■ Problem description
If a line in the records below holds the string "short", count it; give only the total.

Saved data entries
▬▬▬▬▬▬

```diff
+            else if (mode == 0) hipLaunchKernelGGL(sr_realign_gather_kernel<0>, gather_grid(d), dim3(64, 4), 0, s, planes, out_a, out_b, rot_tf, flags, d, n0, cn);
+            else hipLaunchKernelGGL(sr_realign_gather_kernel<2>, gather_grid(d), dim3(64, 4), 0, s, planes, out_a, out_b, rot_tf, flags, d, n0, cn);
+            ASR_LAUNCH_CHECK();
+        }
+    }
+    if (mode == 1) hipLaunchKernelGGL(sr_realign_kernel<1>, hr_grid(d), kBlock, 0, s, y, out_a, out_b, trans_tf, rot_tf, d, sy, sx, flags);
+    else if (mode == 0) hipLaunchKernelGGL(sr_realign_kernel<0>, hr_grid(d), kBlock, 0, s, y, out_a, out_b, trans_tf, rot_tf, d, sy, sx, flags);
+    else hipLaunchKernelGGL(sr_realign_kernel<2>, hr_grid(d), kBlock, 0, s, y, out_a, out_b, trans_tf, rot_tf, d, sy, sx, flags);
     ASR_LAUNCH_CHECK();
+    if (scratch) ASR_HIP_CHECK(hipFreeAsync(scratch, s));
     return ASR_OK;
 }
 
```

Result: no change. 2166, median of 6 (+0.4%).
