# samiazirar/mvtracker

Hardware: AMD Instinct MI355X
Metric: query-points*frames/sec, 4-view 24-frame 512x512 @1024 queries (higher is better)
Workload: dtype bf16; 1 GPU; c3: 4-view synthetic 24-frame 512x512, 1024 queries, bf16 (configs[2], the metric's config); 4-view 24-frame 512x512, 1024 queries per GPU, corr K=16 x 4 levels, iters=4, 3 windows, random-init weights (seeded recipe); queries_total=1024, parallelism=query-shard x1, frame_store=bf16 rows

## Files before the change

### mvtracker_amd/csrc/block_fused.hip

```cpp
#include "common.h"
#include <stdlib.h>

namespace {

typedef __bf16 bf16x8 __attribute__((ext_vector_type(8)));
typedef __bf16 bf16x4 __attribute__((ext_vector_type(4)));
typedef unsigned u32x4 __attribute__((ext_vector_type(4)));
typedef unsigned u32x2 __attribute__((ext_vector_type(2)));

__device__ __forceinline__ void lds_barrier() {
#ifdef MVT_FULL_BARRIERS
  __syncthreads();
#else
  __builtin_amdgcn_fence(__ATOMIC_RELEASE, "workgroup", "local");
  __builtin_amdgcn_s_barrier();
  __builtin_amdgcn_fence(__ATOMIC_ACQUIRE, "workgroup", "local");
#endif
}

constexpr int NT = 512;
constexpr int C = 256;
constexpr int LDX = C + 8;
template <int NMB> struct Cfg {
  static constexpr int BM = 32 * NMB;
// ... 278 lines not shown
                                             int vstride = 0) {
  const int r = lane & 31, h = lane >> 5;
  const float scale = 1.0f / sqrtf((float)DHA);
  auto stage_vt = [&](int kb, unsigned short* img) {
    const int key = kb * 32 + r;
#pragma unroll
    for (int i = 0; i < 6; ++i) {
      u32x2 w = f.v[kb][i];
      if (key >= nk) w = (u32x2){0u, 0u};
#pragma unroll
      for (int e = 0; e < 4; ++e) img[(24 * h + 4 * i + e) * LDVA + r] = (unsigned short)((e & 1) ? (w[e >> 1] >> 16) : (w[e >> 1] & 0xFFFFu));
    }
  };
  if (vstride > 0) {
    __builtin_amdgcn_fence(__ATOMIC_SEQ_CST, "wavefront");
#pragma unroll
    for (int kb = 0; kb < NKB; ++kb) stage_vt(kb, vt + kb * vstride);
    __builtin_amdgcn_fence(__ATOMIC_SEQ_CST, "wavefront");
  }
  __builtin_amdgcn_sched_barrier(0);
  ASTAMP(49);
  bf16x8 qf[NMBQ][3];
#pragma unroll
  for (int mb = 0; mb < NMBQ; ++mb) {
#pragma unroll
    for (int ks = 0; ks < 3; ++ks) {
      f32x4 a = bf4_to_f32(f.q[mb][ks][0], f.q[mb][ks][1]), b = bf4_to_f32(f.q[mb][ks][2], f.q[mb][ks][3]);
#pragma unroll
      for (int e = 0; e < 4; ++e) {
        a[e] *= scale;
        b[e] *= scale;
      }
      const bf16x4 x = __builtin_convertvector(a, bf16x4), y = __builtin_convertvector(b, bf16x4);
#pragma unroll
      for (int e = 0; e < 4; ++e) {
        qf[mb][ks][e] = x[e];
        qf[mb][ks][4 + e] = y[e];
      }
    }
  }
  const unsigned bdm = bd > 0 ? (65536u / (unsigned)bd + 1u) : 0u;
#pragma unroll
  for (int mb = 0; mb < NMBQ; ++mb) {
    const int qi = mb * 32 + r;
    const unsigned qt = ((unsigned)qi * bdm) >> 16;
    f32x16 sc[NKB];
    float mx = -INFINITY;
#pragma unroll
    for (int kb = 0; kb < NKB; ++kb) {
#pragma unroll
      for (int e = 0; e < 16; ++e) sc[kb][e] = 0.f;
#pragma unroll
      for (int ks = 0; ks < 3; ++ks) sc[kb] = __builtin_amdgcn_mfma_f32_32x32x16_bf16(__builtin_bit_cast(bf16x8, f.k[kb][ks]), qf[mb][ks], sc[kb], 0, 0, 0);
    }
#pragma unroll
    for (int kb = 0; kb < NKB; ++kb) {
      const bool half = nk <= kb * 32 + 16;
#pragma unroll
      for (int e = 0; e < 16; ++e) {
        const unsigned kk = (unsigned)(kb * 32 + (e & 3) + 8 * (e >> 2)) + 4u * (unsigned)h;
        const bool ok = (kk < (unsigned)nk) & (((kk * bdm) >> 16) == qt);
        sc[kb][e] = ok ? sc[kb][e] : -INFINITY;
      }
#pragma unroll
      for (int e = 0; e < 8; ++e) mx = fmaxf(mx, sc[kb][e]);
      if (!half) {
#pragma unroll
        for (int e = 8; e < 16; ++e) mx = fmaxf(mx, sc[kb][e]);
      }
    }
    mx = pair_max(mx);
    if (mx == -INFINITY) mx = 0.f;
    float ps = 0.f;
#pragma unroll
    for (int kb = 0; kb < NKB; ++kb) {
      const bool half = nk <= kb * 32 + 16;
#pragma unroll
      for (int e = 0; e < 8; ++e) {
        sc[kb][e] = __expf(sc[kb][e] - mx);
        ps += sc[kb][e];
      }
      if (!half) {
#pragma unroll
        for (int e = 8; e < 16; ++e) {
          sc[kb][e] = __expf(sc[kb][e] - mx);
          ps += sc[kb][e];
        }
      }
    }
    __builtin_amdgcn_sched_barrier(0);
    ASTAMP(50 + 2 * mb);
    f32x16 oacc[2];
#pragma unroll
    for (int db = 0; db < 2; ++db)
#pragma unroll
      for (int e = 0; e < 16; ++e) oacc[db][e] = 0.f;
#pragma unroll
    for (int kb = 0; kb < NKB; ++kb) {
      const bool half = nk <= kb * 32 + 16;
      const unsigned short* vimg = vt + kb * vstride;
      if (vstride == 0 && (mb == 0 || NKB > 1)) {
        __builtin_amdgcn_fence(__ATOMIC_SEQ_CST, "wavefront");
        stage_vt(kb, vt);
        __builtin_amdgcn_fence(__ATOMIC_SEQ_CST, "wavefront");
      }
#pragma unroll
      for (int sk = 0; sk < 2; ++sk) {
        if (sk == 1 && half) break;
        f32x4 lo4, hi4;
#pragma unroll
        for (int e = 0; e < 4; ++e) {
          lo4[e] = sc[kb][8 * sk + e];
          hi4[e] = sc[kb][8 * sk + 4 + e];
        }
        const bf16x4 bl = __builtin_convertvector(lo4, bf16x4), bh = __builtin_convertvector(hi4, bf16x4);
        bf16x8 pb;
#pragma unroll
        for (int e = 0; e < 4; ++e) {
          pb[e] = bl[e];
          pb[4 + e] = bh[e];
        }
#pragma unroll
        for (int db = 0; db < 2; ++db) {
          const unsigned short* vr = (db * 32 + r < DHA) ? &vimg[(db * 32 + r) * LDVA + 16 * sk + 4 * h] : zrow + 16 * sk + 4 * h;
          const u32x2 a0 = *reinterpret_cast<const u32x2*>(vr), a1 = *reinterpret_cast<const u32x2*>(vr + 8);
          const bf16x8 va = __builtin_bit_cast(bf16x8, (u32x4){a0[0], a0[1], a1[0], a1[1]});
          oacc[db] = __builtin_amdgcn_mfma_f32_32x32x16_bf16(va, pb, oacc[db], 0, 0, 0);
        }
      }
    }
    __builtin_amdgcn_sched_barrier(0);
    ASTAMP(51 + 2 * mb);
    const float lt = pair_sum(ps);
    const float inv = 1.0f / lt;
    if (qi >= nq) continue;
#pragma unroll
    for (int db = 0; db < 2; ++db) {
#pragma unroll
      for (int gq = 0; gq < 4; ++gq) {
        const int d = db * 32 + 8 * gq + 4 * h;
        if (d < DHA) {
          f32x4 t;
#pragma unroll
          for (int e = 0; e < 4; ++e) t[e] = oacc[db][4 * gq + e] * inv;
          *reinterpret_cast<u32x2*>(&As[(arow0 + qi) * lda + hd * DHA + d]) = __builtin_bit_cast(u32x2, __builtin_convertvector(t, bf16x4));
        }
      }
    }
  }
}
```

▬▬▬▬▬▬

■ Exercise output
4